Wer vorbestellt oder den Game Pass nutzt, konnte bereits seit dem 2. Oktober im Early Access starten. Der Zugang erfolgt entweder automatisch über digitale Vorbestellungen oder über Beta-Codes bei physischen Versionen.
Mit der Beta wollen die Entwickler nicht nur Server und Matchmaking testen, sondern auch Performance, Anti-Cheat-Systeme und Gameplay-Feedback auswerten – ganz klassisch also.

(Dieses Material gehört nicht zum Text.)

template <int KIND, class C>
OMGX_FN void ldl_blocked(const C& c, const BMat* Ms, int nm, double* A, double* dinvb, double* colb, double* stage, int* bad) {
  int nmax = 0, total_rows = 0;
  for (int i = 0; i < nm; ++i) { if (Ms[i].nfact > nmax) nmax = Ms[i].nfact; total_rows += Ms[i].rows; }
  int badl = 0;
  int mi_own = 0, r_own = c.tid();
  BMat M_own = Ms[0];
  if (c.tid() < total_rows) {
    while (r_own >= Ms[mi_own].rows) { r_own -= Ms[mi_own].rows; ++mi_own; }
    M_own = Ms[mi_own];
  }
  OMGX_TIC();
  for (int jb = 0; jb < nmax; jb += OMGX_NB) {
    OMGX_PFOR(it, total_rows) {
      int mi = mi_own, r = r_own;
      BMat M = M_own;
      if (it != c.tid()) {
        mi = 0; r = it;
        while (r >= Ms[mi].rows) { r -= Ms[mi].rows; ++mi; }
        M = Ms[mi];
      }
      if (jb >= M.nfact || r < jb) continue;
      const int nb = (M.nfact - jb) < OMGX_NB ? (M.nfact - jb) : OMGX_NB;
      const Blk4 B = blk4_factor<KIND>(M, A, jb, nb);
      if (r < jb + nb) {
        const int q = r - jb;
        double* st = stage + mi * OMGX_STAGE_LD + q * 4;
        const double dq = q == 0 ? B.d0 : (q == 1 ? B.d1 : (q == 2 ? B.d2 : B.d3));
        const double iq = q == 0 ? B.i0 : (q == 1 ? B.i1 : (q == 2 ? B.i2 : B.i3));
        if (q == 1) { st[0] = B.l10; }
        else if (q == 2) { st[0] = B.l20; st[1] = B.l21; }
        else if (q == 3) { st[0] = B.l30; st[1] = B.l31; st[2] = B.l32; }
        st[q] = dq;
        const bool pos_ok = (jb + q < M.npos) ? (dq > 0.0) : (dq < 0.0);
        if (!pos_ok) badl = 1;
        if (M.dinv >= 0) dinvb[M.dinv + jb + q] = iq;
        stage[mi * OMGX_STAGE_LD + 16 + q] = iq;
        if (q == 0) for (int qq = nb; qq < OMGX_NB; ++qq) stage[mi * OMGX_STAGE_LD + 16 + qq] = 0.0;
        double* pr = colb + M.pan + r * OMGX_PAN_LD;
        pr[0] = 0.0; pr[1] = 0.0; pr[2] = 0.0; pr[3] = 0.0;
      } else {
        const int base = baddr_k<KIND>(M, r, jb);
        const double a0 = A[base];
        const double l1 = A[base + (nb > 1 ? 1 : 0)], l2 = A[base + (nb > 2 ? 2 : 0)], l3 = A[base + (nb > 3 ? 3 : 0)];
        const double a1 = nb > 1 ? l1 : 0.0;
        const double a2 = nb > 2 ? l2 : 0.0;
        const double a3 = nb > 3 ? l3 : 0.0;
        const double u0 = a0;
        const double u1 = a1 - u0 * B.l10;
        const double u2 = a2 - u0 * B.l20 - u1 * B.l21;
        const double u3 = a3 - u0 * B.l30 - u1 * B.l31 - u2 * B.l32;
        const double p0 = u0 * B.i0, p1 = nb > 1 ? u1 * B.i1 : 0.0, p2 = nb > 2 ? u2 * B.i2 : 0.0,
                     p3 = nb > 3 ? u3 * B.i3 : 0.0;
        double* pr = colb + M.pan + r * OMGX_PAN_LD;
        pr[0] = u0; pr[1] = nb > 1 ? u1 : 0.0; pr[2] = nb > 2 ? u2 : 0.0; pr[3] = nb > 3 ? u3 : 0.0;
        const bool fact_row = r < M.nfact;
        A[base] = fact_row ? p0 : u0;
        if (nb > 1) A[base + 1] = fact_row ? p1 : u1;
        if (nb > 2) A[base + 2] = fact_row ? p2 : u2;
        if (nb > 3) A[base + 3] = fact_row ? p3 : u3;
      }
    }
    c.sync();
    OMGX_TOC(PH_LA);
    OMGX_PFOR(it, nm * 16) {
      const int mi = it >> 4, q = (it >> 2) & 3, k = it & 3;
      const BMat M = Ms[mi];
      if (jb < M.nfact && jb + q < M.nfact && k <= q) A[baddr_k<KIND>(M, jb + q, jb + k)] = stage[mi * OMGX_STAGE_LD + (it & 15)];
    }
    OMGX_TOC(PH_LS);
    int tile0 = 0;
    for (int mi = 0; mi < nm; ++mi) {
      const BMat M = Ms[mi];
      const int s0 = jb + OMGX_NB;
      if (s0 >= M.nfact) continue;
      const int tr = (M.rows - s0 + 15) >> 4, tc = (M.nfact - s0 + 15) >> 4;
#ifdef OMGX_HOST_PORT
      (void)tile0; (void)tr; (void)tc;
      for (int r = s0; r < M.rows; ++r) {
        const int kmax = r < M.nfact ? r : M.nfact - 1;
        for (int k = s0; k <= kmax; ++k) {
          double acc = 0.0;
          for (int q = 0; q < OMGX_NB; ++q)
            acc += colb[M.pan + r * OMGX_PAN_LD + q] * (colb[M.pan + k * OMGX_PAN_LD + q] * stage[mi * OMGX_STAGE_LD + 16 + q]);
          A[baddr_k<KIND>(M, r, k)] -= acc;
        }
      }
#else
      const int lane = c.lane(), nwm = c.nwaves() - 1;
      for (int ti = (c.wave() - tile0) & nwm; ti < tr; ti += nwm + 1) {
        const int R0 = s0 + 16 * ti;
        for (int tj = 0; tj < tc; ++tj) {
          const int K0 = s0 + 16 * tj;
          if (K0 > R0 + 15 && R0 + 15 < M.nfact) break;
          const int ra = R0 + (lane & 15), kb = K0 + (lane & 15), q = lane >> 4;
          const double av_l = colb[M.pan + (ra < M.rows ? ra : M.rows - 1) * OMGX_PAN_LD + q];
          const double bv_l = colb[M.pan + (kb < M.nfact ? kb : M.nfact - 1) * OMGX_PAN_LD + q];
          const double iv_l = stage[mi * OMGX_STAGE_LD + 16 + q];
          typedef double v4d __attribute__((ext_vector_type(4)));
          v4d acc;
          const int col = K0 + (lane & 15);
          int ad[4]; bool ok[4];
#pragma unroll
          for (int i = 0; i < 4; ++i) {
            const int row = R0 + (lane >> 4) + 4 * i;
            ok[i] = row < M.rows && col < M.nfact && (row >= M.nfact || col <= row);
            ad[i] = ok[i] ? baddr_k<KIND>(M, row, col) : M.a;
          }
          double al[4];
#pragma unroll
          for (int i = 0; i < 4; ++i) al[i] = A[ad[i]];
#pragma unroll
          for (int i = 0; i < 4; ++i) acc[i] = ok[i] ? al[i] : 0.0;
          const double av = (ra < M.rows) ? -av_l : 0.0;
          const double bv = (kb < M.nfact) ? bv_l * iv_l : 0.0;
          acc = __builtin_amdgcn_mfma_f64_16x16x4f64(av, bv, acc, 0, 0, 0);
#pragma unroll
          for (int i = 0; i < 4; ++i) if (ok[i]) A[ad[i]] = acc[i];
        }
      }
      tile0 += tr;
#endif
    }
    c.sync();
    OMGX_TOC(PH_LB);
  }
  *bad = c.rmax(badl ? 1.0 : 0.0) > 0.0 ? 1 : 0;
}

Was steckt in der Black Ops 7 Beta?
Spieler dürfen sich über eine ordentliche Portion Multiplayer freuen. Neben Klassikern wie Team Deathmatch, Domination, Kill Confirmed und Hardpoint ist auch der neue Modus Overload mit am Start.
Zudem gibt’s einen Vorgeschmack auf den Zombies-Modus auf der Karte Vandorn Farm – ein Survival-Erlebnis, das an alte Black-Ops-Tage erinnert. Perfekt also, um Waffen auszuprobieren, Strategien zu testen und erste Cosmetics für den Release freizuschalten.

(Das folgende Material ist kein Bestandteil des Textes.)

template <int TW, int WINPIX, bool F16, bool EXACT, int MINW, int SETS>
__global__ void __launch_bounds__(256, MINW) warp_variance_tile_kernel(WarpParams p, int nch) {
    constexpr int P = 8, NPX = 32;
    constexpr unsigned PIXB = F16 ? 64 : 128;
    constexpr unsigned QB = F16 ? 8 : 16;
    constexpr unsigned WINB = WINPIX * PIXB;
    constexpr int PPP = 1024 / PIXB;
    constexpr int LPX = PIXB / 16;
    constexpr int NPIECE = WINPIX / PPP;
    constexpr unsigned TABW0 = 2 * WINB, TABO0 = TABW0 + 2 * 4096, PROBE0 = TABO0 + 2 * 1024, FAIL0 = PROBE0 + 512, VIEW0 = FAIL0 + 128;
    using TAP = typename std::conditional<F16, u32x2, u32x4>::type;
    extern __shared__ __attribute__((aligned(16))) char lds[];

    const int tid = threadIdx.x;
    const int wv = __builtin_amdgcn_readfirstlane(tid >> 6);
    const int h = p.h, w = p.w, D = p.D, V = p.V;
    const unsigned DEP0 = VIEW0 + (unsigned)V * sizeof(ViewRec), UNIT0 = DEP0 + (unsigned)nch * 32;

    const int xcd = blockIdx.x & 7;
    int j = blockIdx.x >> 3;
    const int dchunks = (D + P - 1) / P;
    const int dgroups = (dchunks + nch - 1) / nch;
    const int dg = j % dgroups; j /= dgroups;
    const int tile_in = j % p.tiles_per_xcd;
    const int b = j / p.tiles_per_xcd;
    const int tile = xcd * p.tiles_per_xcd + tile_in;
    if (tile >= p.tiles_x * p.tiles_y) return;
    const int tyi = tile / p.tiles_x;
    const int x0 = (tile - tyi * p.tiles_x) * TW, y0 = tyi * (NPX / TW);
    const int nchunks = (dchunks - dg + dgroups - 1) / dgroups;
    auto chunk_of = [&](int jc) { return dg + jc * dgroups; };

    const int W2 = w + 3;
    const unsigned rowb = (unsigned)W2 * PIXB;
    const unsigned img_bytes = (unsigned)(h + 3) * rowb;

    auto opaque_tid = [&]() { int t = tid; asm volatile("" : "+v"(t)); return t; };
    auto blend_pixel = [&](int t, int& bx, int& by) {
        const int px = t >> 3;
        bx = min(x0 + px % TW, w - 1);
        by = min(y0 + px / TW, h - 1);
    };

    float4 key;
    {
        int bx, by;
        blend_pixel(tid, bx, by);
        const char* kp = reinterpret_cast<const char*>(p.key) + (size_t)b * img_bytes + (unsigned)(by + 1) * rowb +
                         (unsigned)(bx + 1) * PIXB + (unsigned)(tid & 7) * QB;
        if constexpr (F16) {
            const u32x2 kh = *reinterpret_cast<const u32x2*>(kp);
            const f16x2 lo = as_h2(kh.x), hi = as_h2(kh.y);
            key = make_float4((float)lo.x, (float)lo.y, (float)hi.x, (float)hi.y);
        } else {
            key = *reinterpret_cast<const float4*>(kp);
        }
    }
    const float inv_nv = 1.0f / (float)(V + 1);
    const size_t plane_bytes = (size_t)h * w * PIXB;

    auto src_rsrc = [&](int v) {
        return __builtin_amdgcn_make_buffer_rsrc(const_cast<char*>(reinterpret_cast<const char*>(p.src.p[v]) + (size_t)b * img_bytes),
                                                 0, (int)img_bytes, 0x00020000);
    };

    const float sx = __int_as_float(__builtin_amdgcn_readfirstlane(__float_as_int((float)w / (float)(w - 1))));
    const float sy = __int_as_float(__builtin_amdgcn_readfirstlane(__float_as_int((float)h / (float)(h - 1))));
    auto position = [&](const float (&M)[12], float fx, float fy, float depth, float& ix, float& iy) -> float {
        float Z;
        if constexpr (EXACT) {
            const float half_w = (float)(w - 1) / 2.0f, half_h = (float)(h - 1) / 2.0f;
            const float gx = fx * depth, gy = fy * depth;
            const float X = ((M[0] * gx + M[1] * gy) + M[2] * depth) + M[3];
            const float Y = ((M[4] * gx + M[5] * gy) + M[6] * depth) + M[7];
            Z = ((M[8] * gx + M[9] * gy) + M[10] * depth) + M[11];
            ix = unnormalize_coord((X / Z) / half_w - 1.0f, (float)w);
            iy = unnormalize_coord((Y / Z) / half_h - 1.0f, (float)h);
        } else {
            const float ax = fmaf(M[0], fx, fmaf(M[1], fy, M[2]));
            const float ay = fmaf(M[4], fx, fmaf(M[5], fy, M[6]));
            const float az = fmaf(M[8], fx, fmaf(M[9], fy, M[10]));
            const float X = fmaf(ax, depth, M[3]), Y = fmaf(ay, depth, M[7]);
            Z = fmaf(az, depth, M[11]);
            const float rz = __builtin_amdgcn_rcpf(Z);
            ix = fmaf(X * rz, sx, -0.5f);
            iy = fmaf(Y * rz, sy, -0.5f);
        }
        ix = __builtin_amdgcn_fmed3f(ix, -1.0f, (float)w);
        iy = __builtin_amdgcn_fmed3f(iy, -1.0f, (float)h);
        return Z;
    };

    unsigned lds_chunks;
    {
        const int pv = tid >> 3, co = tid & 7;
        const float cfx = (float)((co & 1) ? min(x0 + TW - 1, w - 1) : x0);
        const float cfy = (float)((co & 2) ? min(y0 + NPX / TW - 1, h - 1) : y0);
        float M[12];
        {
            const float* Mg = p.M + ((size_t)min(pv, V - 1) * p.B + b) * 12;
#pragma unroll
            for (int k = 0; k < 12; ++k) M[k] = Mg[k];
        }
        if (co == 0 && pv < V) {
            ViewRec* vr = reinterpret_cast<ViewRec*>(lds + VIEW0) + pv;
#pragma unroll
            for (int k = 0; k < 12; ++k) vr->M[k] = M[k];
            const unsigned long long sb = (unsigned long long)(reinterpret_cast<const char*>(p.src.p[pv]) + (size_t)b * img_bytes);
            vr->base_lo = (unsigned)sb; vr->base_hi = (unsigned)(sb >> 32);
        }
        if (tid < 32) *reinterpret_cast<unsigned*>(lds + FAIL0 + tid * 4) = 0u;
        const float* dg_ = p.depth + (size_t)b * D;
        for (int e = tid; e < nchunks * P; e += 256) *reinterpret_cast<float*>(lds + DEP0 + e * 4) = dg_[min(chunk_of(e / P) * P + e % P, D - 1)];
        __syncthreads();
        for (int jc = 0; jc < nchunks; ++jc) {
            const float depth = *reinterpret_cast<const float*>(lds + DEP0 + (jc * P + ((co & 4) ? P - 1 : 0)) * 4);
            float ix, iy;
            const float Z = position(M, cfx, cfy, depth, ix, iy);
            const unsigned cell = ((unsigned)((int)floorf(iy) + 1) << 16) | (unsigned)((int)floorf(ix) + 1);
            const bool ok = Z > 0.0f;
            unsigned mn = ok ? cell : 0u, mx = ok ? cell : 0xffffffffu;
            mn = pk_min_u16(mn, row_shr<1>(mn)); mx = pk_max_u16(mx, row_shr<1>(mx));
            mn = pk_min_u16(mn, row_shr<2>(mn)); mx = pk_max_u16(mx, row_shr<2>(mx));
            mn = pk_min_u16(mn, row_shr<4>(mn)); mx = pk_max_u16(mx, row_shr<4>(mx));
            const int xmin = max((int)(mn & 0xffffu) - 1, 0), ymin = max((int)(mn >> 16) - 1, 0);
            const int xmax = min((int)(mx & 0xffffu) + 1, w + 1), ymax = min((int)(mx >> 16) + 1, h + 1);
            const int nc = xmax - xmin + 2, nr = ymax - ymin + 2;
            const bool mine = (co == 7) && (pv < V);
            if (mine) {
                UnitRec r;
                r.boxmin = (unsigned)xmin | ((unsigned)ymin << 16);
                r.extent = (unsigned)(xmax - xmin) | ((unsigned)(ymax - ymin) << 16);
                r.pitch = (unsigned)nc * PIXB;
                r.npix = (unsigned)(nc * nr);
                r.base = (unsigned)(ymin * W2 + xmin) * PIXB;
                r.skip = rowb - (unsigned)nc * PIXB;
                r.inv_nc = 1.0f / (float)nc;
                r.pad = 0;
                *(reinterpret_cast<UnitRec*>(lds + UNIT0) + jc * V + pv) = r;
            }
            const bool any_bad = __builtin_amdgcn_ballot_w64(mine && nc * nr > WINPIX) != 0;
            if ((tid & 63) == 0) *reinterpret_cast<unsigned*>(lds + PROBE0 + (jc * 4 + wv) * 4) = any_bad ? 1u : 0u;
        }
        __syncthreads();
        unsigned m = 0;
        for (int jc = 0; jc < nchunks; ++jc) {
            const u32x4 f = *reinterpret_cast<const u32x4*>(lds + PROBE0 + jc * 16);
            if ((f.x | f.y | f.z | f.w) == 0) m |= 1u << jc;
        }
        lds_chunks = (unsigned)__builtin_amdgcn_readfirstlane((int)m);
        if constexpr ((MVD_K3T_KO & 16) != 0) lds_chunks = 0;
    }

    auto locate = [&](int jc, int v, int slot, int wb) {
        if constexpr ((MVD_K3T_KO & 8) != 0) return;
        const int t = opaque_tid(), lpx = t & 31, li = t >> 5;
        const float lfx = (float)min(x0 + lpx % TW, w - 1), lfy = (float)min(y0 + lpx / TW, h - 1);
        const float depth = *reinterpret_cast<const float*>(lds + DEP0 + (jc * P + li) * 4);
        const ViewRec* vr = reinterpret_cast<const ViewRec*>(lds + VIEW0) + v;
        const float4 m0 = *reinterpret_cast<const float4*>(vr->M), m1 = *reinterpret_cast<const float4*>(vr->M + 4),
                     m2 = *reinterpret_cast<const float4*>(vr->M + 8);
        const float M[12] = {m0.x, m0.y, m0.z, m0.w, m1.x, m1.y, m1.z, m1.w, m2.x, m2.y, m2.z, m2.w};
        float ix, iy;
        position(M, lfx, lfy, depth, ix, iy);
        const float xf = floorf(ix), yf = floorf(iy);
        const float wx = ix - xf, wy = iy - yf;
        const float ux = 1.0f - wx, uy = 1.0f - wy;
        *reinterpret_cast<float4*>(lds + TABW0 + slot * 4096 + t * 16) = make_float4(ux * uy, wx * uy, ux * wy, wx * wy);
        unsigned* const ent = reinterpret_cast<unsigned*>(lds + TABO0 + slot * 1024 + (lpx * P + li) * 4);
        const int cx = (int)xf + 1, cy = (int)yf + 1;
        if (wb < 0) {
            *ent = (unsigned)(cy * W2 + cx) * PIXB;
        } else {
            const u32x4 rec = *reinterpret_cast<const u32x4*>(lds + UNIT0 + (jc * V + v) * sizeof(UnitRec));
            const unsigned dx = (unsigned)cx - (rec.x & 0xffffu), dy = (unsigned)cy - (rec.x >> 16);
            *ent = (unsigned)wb * WINB + dy * rec.z + dx * PIXB;
            const bool outside = dx > (rec.y & 0xffffu) || dy > (rec.y >> 16);
            if (__builtin_amdgcn_ballot_w64(outside) != 0) {
                if ((t & 63) == 0) *reinterpret_cast<unsigned*>(lds + FAIL0 + jc * 4) = 1u;
            }
        }
    };

    auto copy_window = [&](int jc, int v, int wb) {
        if constexpr ((MVD_K3T_KO & 1) != 0) return;
        const char* rp = lds + UNIT0 + (jc * V + v) * sizeof(UnitRec);
        const u32x4 ra = *reinterpret_cast<const u32x4*>(rp), rb = *reinterpret_cast<const u32x4*>(rp + 16);
        const u32x2 sb = *reinterpret_cast<const u32x2*>(lds + VIEW0 + v * sizeof(ViewRec) + 48);
        const u32x4 rsrc = {(unsigned)__builtin_amdgcn_readfirstlane((int)sb.x), (unsigned)__builtin_amdgcn_readfirstlane((int)sb.y) & 0xffffu,
                            img_bytes, 0x00020000u};
        const int npix = __builtin_amdgcn_readfirstlane((int)ra.w);
        const int ln = opaque_tid() & 63;
        const float inv_nc = __uint_as_float(rb.z);
        const unsigned base = rb.x + (unsigned)(ln % LPX) * 16u + (unsigned)(ln / LPX) * PIXB;
        const float nf0 = (float)(ln / LPX) + 0.5f;
#pragma unroll
        for (int k = 0; k < (NPIECE + 3) / 4; ++k) {
            const int piece = wv + 4 * k;
            if (piece * PPP < npix) {
                const int r = (int)((nf0 + (float)(piece * PPP)) * inv_nc);
                lds_dma_b128(rsrc, base + (unsigned)(piece * 1024) + (unsigned)r * rb.y, (unsigned)(wb * WINB + piece * 1024));
            }
        }
    };

    auto blend = [&](Sums (&sm)[P], int jc, int v, int slot, auto lds_tag) {
        constexpr bool LDSTAPS = decltype(lds_tag)::value;
        const int t = opaque_tid();
        const unsigned q_b = (unsigned)(t & 7) * QB;
        const char* tw = lds + TABW0 + slot * 4096 + (t >> 3) * 16;
        const char* to = lds + TABO0 + slot * 1024 + (t >> 3) * 32;
        const u32x4 oa = *reinterpret_cast<const u32x4*>(to), ob = *reinterpret_cast<const u32x4*>(to + 16);
        const unsigned ofs[P] = {oa.x, oa.y, oa.z, oa.w, ob.x, ob.y, ob.z, ob.w};
        unsigned pitch = 0;
        __amdgpu_buffer_rsrc_t rsrc;
        if constexpr (LDSTAPS) pitch = *reinterpret_cast<const unsigned*>(lds + UNIT0 + (jc * V + v) * sizeof(UnitRec) + 8);
        else rsrc = src_rsrc(v);
        auto weights = [&](int i) { return *reinterpret_cast<const float4*>(tw + i * (NPX * 16)); };
        auto taps = [&](int i, TAP (&f)[4]) {
            const unsigned o = ofs[i] + q_b;
            if constexpr ((MVD_K3T_KO & 2) != 0) {
                if constexpr (F16) { f[0] = u32x2{o, o + 1}; f[1] = u32x2{o + 2, o + 3}; f[2] = u32x2{o + pitch, o + 5}; f[3] = u32x2{o + 6, o + 7}; }
                else { f[0] = u32x4{o, o + 1, o + 2, o + 3}; f[1] = u32x4{o + 4, o + 5, o + 6, o + 7};
                       f[2] = u32x4{o + pitch, o + 9, o + 10, o + 11}; f[3] = u32x4{o + 12, o + 13, o + 14, o + 15}; }
            } else if constexpr (LDSTAPS) {
                f[0] = *reinterpret_cast<const TAP*>(lds + o);
                f[1] = *reinterpret_cast<const TAP*>(lds + o + PIXB);
                f[2] = *reinterpret_cast<const TAP*>(lds + o + pitch);
                f[3] = *reinterpret_cast<const TAP*>(lds + o + pitch + PIXB);
            } else if constexpr (F16) {
                f[0] = load_b64(rsrc, o, 0); f[1] = load_b64(rsrc, o + PIXB, 0);
                f[2] = load_b64(rsrc, o, rowb); f[3] = load_b64(rsrc, o + PIXB, rowb);
            } else {
                f[0] = __builtin_amdgcn_raw_buffer_load_b128(rsrc, o, 0, 0);
                f[1] = __builtin_amdgcn_raw_buffer_load_b128(rsrc, o + PIXB, 0, 0);
                f[2] = __builtin_amdgcn_raw_buffer_load_b128(rsrc, o, rowb, 0);
                f[3] = __builtin_amdgcn_raw_buffer_load_b128(rsrc, o + PIXB, rowb, 0);
            }
        };
        auto next = [&](int i, float4& wq, TAP (&f)[4], Sums& done) {
            wq = weights(i);
            unsigned oi = ofs[i];
            asm volatile("" : "+v"(done.a1[0]), "+v"(done.a1[1]), "+v"(done.a2[0]), "+v"(done.a2[1]), "+v"(oi));
            if (__builtin_amdgcn_ballot_w64(oi != ofs[i - SETS]) != 0) {
                const unsigned o = oi + q_b;
                if constexpr ((MVD_K3T_KO & 2) != 0) { taps(i, f); }
                else if constexpr (LDSTAPS) {
                    f[0] = *reinterpret_cast<const TAP*>(lds + o);
                    f[1] = *reinterpret_cast<const TAP*>(lds + o + PIXB);
                    f[2] = *reinterpret_cast<const TAP*>(lds + o + pitch);
                    f[3] = *reinterpret_cast<const TAP*>(lds + o + pitch + PIXB);
                } else if constexpr (F16) {
                    f[0] = load_b64(rsrc, o, 0); f[1] = load_b64(rsrc, o + PIXB, 0);
                    f[2] = load_b64(rsrc, o, rowb); f[3] = load_b64(rsrc, o + PIXB, rowb);
                } else {
                    f[0] = __builtin_amdgcn_raw_buffer_load_b128(rsrc, o, 0, 0);
                    f[1] = __builtin_amdgcn_raw_buffer_load_b128(rsrc, o + PIXB, 0, 0);
                    f[2] = __builtin_amdgcn_raw_buffer_load_b128(rsrc, o, rowb, 0);
                    f[3] = __builtin_amdgcn_raw_buffer_load_b128(rsrc, o + PIXB, rowb, 0);
                }
            }
        };
        if constexpr (SETS == 2) {
            float4 wA = weights(0), wB = weights(1);
            TAP fA[4], fB[4];
            taps(0, fA);
            taps(1, fB);
            __builtin_amdgcn_sched_barrier(0);
#pragma unroll
            for (int i = 0; i < P; i += 2) {
                accumulate_cell_pk(sm[i], wA, fA);
                __builtin_amdgcn_sched_barrier(0);
                if (i + 2 < P) next(i + 2, wA, fA, sm[i]);
                __builtin_amdgcn_sched_barrier(0);
                accumulate_cell_pk(sm[i + 1], wB, fB);
                __builtin_amdgcn_sched_barrier(0);
                if (i + 3 < P) next(i + 3, wB, fB, sm[i + 1]);
                __builtin_amdgcn_sched_barrier(0);
            }
        } else {
            float4 wA = weights(0);
            TAP fA[4];
            taps(0, fA);
            __builtin_amdgcn_sched_barrier(0);
#pragma unroll
            for (int i = 0; i < P; ++i) {
                accumulate_cell_pk(sm[i], wA, fA);
                __builtin_amdgcn_sched_barrier(0);
                if (i + 1 < P) next(i + 1, wA, fA, sm[i]);
                __builtin_amdgcn_sched_barrier(0);
            }
        }
    };

    auto reset_sums = [&](Sums (&sm)[P]) {
        const f32x2 klo = {key.x, key.y}, khi = {key.z, key.w};
#pragma unroll
        for (int i = 0; i < P; ++i) { sm[i].a1[0] = klo; sm[i].a1[1] = khi; sm[i].a2[0] = klo * klo; sm[i].a2[1] = khi * khi; }
    };

    float amax = 0.f;
    const bool want_absmax = p.absmax != nullptr;
    auto store_chunk = [&](const Sums (&sm)[P], int c, bool drop) {
        int bx, by;
        const int t = opaque_tid();
        blend_pixel(t, bx, by);
        const unsigned out_off = ((unsigned)by * (unsigned)w + (unsigned)bx) * PIXB + (unsigned)(t & 7) * QB;
        const unsigned long long plane0 = (unsigned long long)(reinterpret_cast<char*>(p.out) + ((size_t)b * D + (size_t)c * P) * plane_bytes);
        const int nvalid = drop ? 0 : min(P, D - c * P);
#pragma unroll
        for (int i = 0; i < P; ++i) {
            const float mx = sm[i].a1[0].x * inv_nv, my = sm[i].a1[0].y * inv_nv, mz = sm[i].a1[1].x * inv_nv, mw = sm[i].a1[1].y * inv_nv;
            const float4 r = make_float4(fmaf(sm[i].a2[0].x, inv_nv, -mx * mx), fmaf(sm[i].a2[0].y, inv_nv, -my * my),
                                         fmaf(sm[i].a2[1].x, inv_nv, -mz * mz), fmaf(sm[i].a2[1].y, inv_nv, -mw * mw));
            const unsigned long long pb = plane0 + (i < nvalid ? (unsigned long long)i * plane_bytes : 0ull);
            const __amdgpu_buffer_rsrc_t orsrc = __builtin_amdgcn_make_buffer_rsrc(reinterpret_cast<char*>(pb), 0, i < nvalid ? (int)plane_bytes : 0, 0x00020000);
            if constexpr ((MVD_K3T_KO & 4) != 0) { if (r.x != 123.456f) continue; }
            if (want_absmax && i < nvalid) {
                const float qm = fmaxf(fmaxf(fabsf(r.x), fabsf(r.y)), fmaxf(fabsf(r.z), fabsf(r.w)));
                const bool fin = fabsf(r.x) + fabsf(r.y) + fabsf(r.z) + fabsf(r.w) <= 3.402823466e38f;
                amax = fin ? fmaxf(amax, qm) : amax;
            }
            if constexpr (F16) {
                const f16x2 lo = {(_Float16)r.x, (_Float16)r.y}, hi = {(_Float16)r.z, (_Float16)r.w};
                store_b64(u32x2{as_u32(lo), as_u32(hi)}, orsrc, out_off);
            } else {
                __builtin_amdgcn_raw_buffer_store_b128(u32x4{__float_as_uint(r.x), __float_as_uint(r.y), __float_as_uint(r.z), __float_as_uint(r.w)},
                                                       orsrc, out_off, 0, 0);
            }
        }
    };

Kein SBMM für Black Ops 7? Activision experimentiert mit entspannterem Matchmaking
In der laufenden Black Ops 7-Beta testet Activision inzwischen eine neue Playlist namens „Open Moshpit“, in der das sonst strikt regulierte Skill-Based Matchmaking (SBMM) deutlich abgeschwächt wurde. Ziel: Spieler mit stärkerer Variation im Skill-Level zusammenzubringen und Matches wieder „unberechenbarer“ zu gestalten.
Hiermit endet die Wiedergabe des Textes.